* Brief
Scan the entries line by line and return those with "aligned".

(Collection entries)
⁂
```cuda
static void colstats_layout(const sdb_tc_args* a, const TcPlan& pl, long long* slots, long long* slots_per_item) {
    if (pl.split_k > 1) {
        *slots = pl.rows_out / 32;
        *slots_per_item = ((long long)a->OH * a->OW) / 32;
    } else {
        const long long mt = pl.use_pair ? 2LL * ((pl.m_tiles + 1) / 2) : pl.m_tiles;
        *slots = 4 * mt;
        *slots_per_item = 4LL * pl.tiles_w * pl.tiles_h / pl.tn;
    }
}

extern "C" int sdb_tc_colstats_layout(const sdb_tc_args* a, long long* slots, long long* slots_per_item) {
    if (!a || !slots || !slots_per_item) return SDB_ERR_INVALID;
    *slots = 0; *slots_per_item = 0;
    sdb_tc_args t = *a;
    if (t.split_k == 0 && !t.ws) t.ws = reinterpret_cast<void*>(16);
    TcPlan pl;
    int rc = make_plan(&t, &pl);
    if (rc) return rc;
    if (!colstats_supported(a, pl)) return SDB_OK;
    colstats_layout(a, pl, slots, slots_per_item);
    return SDB_OK;
}

extern "C" int sdb_tc_contract(const sdb_tc_args* a, void* stream) {
    SDB_REQUIRE(a && a->A && a->B && a->out, "tc_contract: null pointer");
    TcPlan pl;
    int rc = make_plan(a, &pl);
    if (rc) return rc;
    if (a->colstats) {
        SDB_REQUIRE(colstats_supported(a, pl), "tc_contract: column statistics need an fp32 conv output whose 32-row slots lie inside one sample");
        long long need_slots = 0, spi_ = 0;
        colstats_layout(a, pl, &need_slots, &spi_);
        SDB_REQUIRE(a->colstats_slots >= need_slots, "tc_contract: colstats buffer has %lld slots, needs %lld", a->colstats_slots, need_slots);
        SDB_REQUIRE(((uintptr_t)a->colstats & 15) == 0 && ((uintptr_t)a->out & 15) == 0 && (!a->residual || (((uintptr_t)a->residual & 15) == 0 && a->ldr % 4 == 0)) &&
                    (!a->rowvec || (((uintptr_t)a->rowvec & 15) == 0 && a->ldv % 4 == 0)), "tc_contract: column statistics need 16-byte aligned operands");
    }
    const bool conv = a->taps > 0;
    const int bn = pl.bn;
    const bool use_pair = pl.use_pair;

    TcP p;
    memset(&p, 0, sizeof(p));
    p.out = a->out; p.bias = a->bias; p.rowvec = a->rowvec; p.residual = a->residual;
    p.ldc = a->ldc; p.ldr = a->ldr; p.ldv = a->ldv;
    p.M = a->M; p.N = a->N;
    p.kpt = pl.kpt;
    p.b_const = a->b_const ? 1 : 0;
    p.kblocks = pl.kblocks;
    p.out_bf16 = a->out_dtype == SDB_BF16;
    p.geglu = a->geglu;
    p.col_group = a->col_group; p.col_group_stride = a->col_group_stride;
    p.split_k = pl.split_k;
    if (p.split_k > 1) {
        SDB_REQUIRE(a->ws && a->ws_bytes >= pl.ws_bytes, "tc_contract: split_k=%d needs a %lld-byte workspace (got %lld)",
                    p.split_k, pl.ws_bytes, a->ws ? a->ws_bytes : 0LL);
        SDB_REQUIRE(((uintptr_t)a->ws & 15) == 0, "tc_contract: workspace must be 16-byte aligned");
        p.ws = reinterpret_cast<float*>(a->ws);
        p.ws_split_stride = pl.rows_out * a->N;
    }
    {
        const long long ld_max = a->ldc > a->N ? a->ldc : a->N;
        p.off32 = (pl.rows_out + 1) * ld_max + a->N < (1LL << 32) ? 1 : 0;
    }
    p.colstats = pl.split_k > 1 ? nullptr : a->colstats;
    p.colstats_sq = a->colstats ? a->colstats_slots * (long long)a->N : 0;
#ifdef SDB_TC_TRACE
    p.trace = g_trace_ptr;
#endif
    p.tiles_n = pl.tiles_n;
    p.conv = conv;
    p.cout_pad = conv ? a->cout_pad : 0;

    CUtensorMap tmA, tmB;
    const int m_tiles = pl.m_tiles;
    const int taps = pl.taps;
    if (conv) {
        p.tw = pl.tw; p.th = pl.th; p.tn = pl.tn;
        p.kw = a->kw; p.stride = a->stride; p.pad_h = a->pad_h; p.pad_w = a->pad_w;
        p.NB = a->NB; p.OH = a->OH; p.OW = a->OW;
        p.tiles_w = pl.tiles_w; p.tiles_h = pl.tiles_h;
        p.out_sh = a->out_sh > 0 ? a->out_sh : 1; p.out_sw = a->out_sw > 0 ? a->out_sw : 1;
        p.out_oh = a->out_oh; p.out_ow = a->out_ow;
        p.OHF = a->OHF > 0 ? a->OHF : a->OH; p.OWF = a->OWF > 0 ? a->OWF : a->OW;
        long long ldx = a->lda > 0 ? a->lda : a->Cin;
        long long dims[4] = {a->Cin, a->IW, a->IH, a->NB};
        long long strides[3] = {ldx, ldx * a->IW, ldx * a->IW * a->IH};
        int box[4] = {TC_BK, p.tw * a->stride, p.th * a->stride, p.tn};
        int es[4] = {1, a->stride, a->stride, 1};
        rc = make_tmap_bf16(&tmA, a->A, 4, dims, strides, box, es);
        if (rc) return rc;
        long long bdims[2] = {a->Cin, (long long)taps * a->cout_pad};
        long long bstr[1] = {a->ldb > 0 ? a->ldb : a->Cin};
        int bbox[2] = {TC_BK, use_pair ? bn / 2 : bn};
        int bes[2] = {1, 1};
        rc = make_tmap_bf16(&tmB, a->B, 2, bdims, bstr, bbox, bes);
        if (rc) return rc;
    } else {
// ... 46 lines not shown
            rc = make_tmap(&tmC, obase, ebytes, out16 ? 64 : 128, 5, dims, str, box, es5);
            if (rc == SDB_OK && has_res) {
                const long long ldr = a->ldr;
                dims[4] = 1;
                if (conv) { str[0] = ldr; str[1] = ldr * p.OW; str[2] = ldr * p.OW * p.OH; str[3] = ldr * p.OW * p.OH * p.NB; }
                else { str[0] = ldr; str[1] = ldr * a->M; str[2] = ldr * a->M; str[3] = ldr * a->M; }
                rc = make_tmap(&tmR, a->residual, 4, 128, 5, dims, str, box, es5);
            }
            if (rc == SDB_OK) {
                p.epi_tma = 1;
                p.epi_bw = bw; p.epi_bh = bh;
                p.epi_nbuf = has_res ? (kb_split <= 24 ? 3 : 2) : 2;
            } else {
                rc = SDB_OK;
            }
        }
    }
    if (!p.epi_tma) p.epi_nbuf = 0;
    if (use_pair) {
        switch (bn) {
            case 128: rc = launch_tc_pair<128>(tmA, tmB, tmC, tmR, p, m_tiles, st); break;
            case 160: rc = launch_tc_pair<160>(tmA, tmB, tmC, tmR, p, m_tiles, st); break;
            default: rc = launch_tc_pair<256>(tmA, tmB, tmC, tmR, p, m_tiles, st); break;
        }
    } else {
        switch (bn) {
            case 32: rc = launch_tc<32>(tmA, tmB, tmC, tmR, p, m_tiles, st); break;
            case 64: rc = launch_tc<64>(tmA, tmB, tmC, tmR, p, m_tiles, st); break;
            case 128: rc = launch_tc<128>(tmA, tmB, tmC, tmR, p, m_tiles, st); break;
            case 160: rc = launch_tc<160>(tmA, tmB, tmC, tmR, p, m_tiles, st); break;
            default: rc = launch_tc<256>(tmA, tmB, tmC, tmR, p, m_tiles, st); break;
        }
    }
    if (rc || p.split_k == 1) return rc;
    ReduceRemap rm;
    memset(&rm, 0, sizeof(rm));
    long long red_rows = pl.rows_out;
    if (conv && (p.out_sh != 1 || p.out_sw != 1 || p.out_oh != 0 || p.out_ow != 0 || p.OHF != p.OH || p.OWF != p.OW)) {
        rm.on = 1; rm.OH = p.OH; rm.OW = p.OW; rm.sh = p.out_sh; rm.sw = p.out_sw; rm.oh0 = p.out_oh; rm.ow0 = p.out_ow;
        rm.OHF = p.OHF; rm.OWF = p.OWF;
        red_rows = (long long)p.NB * p.OH * p.OW;
    }
    const long long total = red_rows * (a->N / 4);
    int blocks = (int)((total + 255) / 256);
    if (blocks > 148 * 8) blocks = 148 * 8;
    const long long rows_per_img = conv ? (long long)p.OHF * p.OWF : 1;
    if (a->colstats) {
        SDB_REQUIRE(!p.out_bf16 && ((uintptr_t)a->out & 15) == 0 && a->ldc % 4 == 0 && (!a->bias || ((uintptr_t)a->bias & 15) == 0),
                    "tc_contract: split-K column statistics need 16-byte aligned fp32 operands");
        dim3 g((unsigned)(pl.rows_out / 32), (unsigned)((a->N / 4 + 31) / 32));
        launch_pdl(splitk_reduce_stats_kernel, dim3(g), dim3(256), 0, st, p.ws, p.ws_split_stride, p.split_k, pl.rows_out, a->N, a->bias,
                   conv ? a->rowvec : nullptr, a->ldv, rows_per_img, a->residual, a->ldr, reinterpret_cast<float*>(a->out), a->ldc,
                   a->colstats, p.colstats_sq);
        return check_launch("splitk_reduce_stats_kernel");
    }
    launch_pdl(splitk_reduce_kernel, dim3(blocks), dim3(256), 0, st, p.ws, p.ws_split_stride, p.split_k, red_rows, a->N, a->bias,
                                                 conv ? a->rowvec : nullptr, a->ldv, rows_per_img, a->residual, a->ldr,
                                                 a->out, a->ldc, p.out_bf16, rm);
    return check_launch("splitk_reduce_kernel");
}
```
⁂
* Exercise response
                    (!a->rowvec || (((uintptr_t)a->rowvec & 15) == 0 && a->ldv % 4 == 0)), "tc_contract: column statistics need 16-byte aligned operands");
        SDB_REQUIRE(((uintptr_t)a->ws & 15) == 0, "tc_contract: workspace must be 16-byte aligned");
                    "tc_contract: split-K column statistics need 16-byte aligned fp32 operands");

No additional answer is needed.